▶ **PROMPT**
Filter this data down to the lines that hold "beta", and copy them.

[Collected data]
def gemm_p2b(*, A, lda: int, sm: SeqMap, Wpack, N: int, C_out, K=128, bias=None, A_bl=None, stats=None,
             gamma=None, beta=None, stat_map: Optional[StatMap] = None, run_if=None, amax=None, A_bl16=None, steps=None,
             steps_div=1):
    for n, t in (("A", A), ("Wpack", Wpack), ("bias", bias), ("C", C_out), ("A_bl", A_bl), ("stats", stats),
                 ("gamma", gamma), ("beta", beta), ("A_bl16", A_bl16)):
        _chk(t, n)
    a = L.GemmP2BArgs()
    a.A, a.Wpack, a.bias, a.C, a.A_bl = _p(A), _p(Wpack), _p(bias), _p(C_out), _p(A_bl)
    a.stats, a.gamma, a.beta = _p(stats), _p(gamma), _p(beta)
    a.sm = _smc(sm)
    st = stat_map or StatMap(1, 0, 1, 0, 0)
    a.st_div1, a.st_m1, a.st_div2, a.st_m2, a.st_base = st
    a.lda, a.N, a.K = lda, N, K
    a.run_if = C.c_void_p(run_if.data_ptr()) if run_if is not None else None
    a.amax = C.c_void_p(amax.data_ptr()) if amax is not None else None
    a.A_bl16 = _p(A_bl16)
    if ALG is not None and run_if is None:
        rows = (getattr(sm, "nvalid", 0) or sm.nseq) * sm.L
        _alg("gemm_nt", rows * (4 * K + 4 * N + (4 * K if A_bl is not None else 0) + (2 * K if A_bl16 is not None else 0)) + 4 * N * K,
             2 * rows * N * K)
    if steps is not None:
        _chk_lens(steps, -(-(getattr(sm, "nvalid", 0) or sm.nseq) // steps_div), "ws_gemm_p2b_len")
        L.check(L.lib().ws_gemm_p2b_len(C.byref(a), _tab(steps), steps_div, L.stream_ptr()), "ws_gemm_p2b_len")
        return
    L.check(L.lib().ws_gemm_p2b(C.byref(a), L.stream_ptr()), "ws_gemm_p2b")


def gemm_b2p(*, A, K: int, sm: SeqMap, Wpack, C_out, ldc: int, N=128, bias=None, R=None, a_fmt=0, amax=None, a16_out=None):
    for n, t in (("A", A), ("Wpack", Wpack), ("bias", bias), ("C", C_out), ("R", R), ("a16_out", a16_out)):
        _chk(t, n)
    if a16_out is not None and a_fmt != 0:
        raise L.WesepHipError("gemm_b2p: a16_out goes with a_fmt = 0 (split-pair A)")
    a = L.GemmB2PArgs()
    a.A, a.Wpack, a.bias, a.R, a.C = _p(A), _p(Wpack), _p(bias), _p(R), _p(C_out)
    a.sm = _smc(sm)
    a.ldc, a.N, a.K, a.a_fmt = ldc, N, K, a_fmt
    a.amax = C.c_void_p(amax.data_ptr()) if amax is not None else None
    a.a16_out = _p(a16_out)
    if ALG is not None:
        rows = (getattr(sm, "nvalid", 0) or sm.nseq) * sm.L
        _alg("gemm_nt", rows * ((2 if a_fmt else 4) * K + 4 * N * (1 + (R is not None)) + (2 * K if a16_out is not None else 0))
             + 4 * N * K, 2 * rows * N * K)
    L.check(L.lib().ws_gemm_b2p(C.byref(a), L.stream_ptr()), "ws_gemm_b2p")


def tnb_splits(nblk: int, gtiles: int):
    cap = int(os.environ.get("WESEP_TNB_MAXSPLIT", "64"))
    nsplit = max(1, min(cap, int(os.environ.get("WESEP_TNB_WGS", "256")) // gtiles, nblk))
    if nsplit >= 8:
        nsplit -= nsplit % 8
    bps = -(-nblk // nsplit)
    return nsplit, bps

▶ **RESULT**
             gamma=None, beta=None, stat_map: Optional[StatMap] = None, run_if=None, amax=None, A_bl16=None, steps=None,
                 ("gamma", gamma), ("beta", beta), ("A_bl16", A_bl16)):
    a.stats, a.gamma, a.beta = _p(stats), _p(gamma), _p(beta)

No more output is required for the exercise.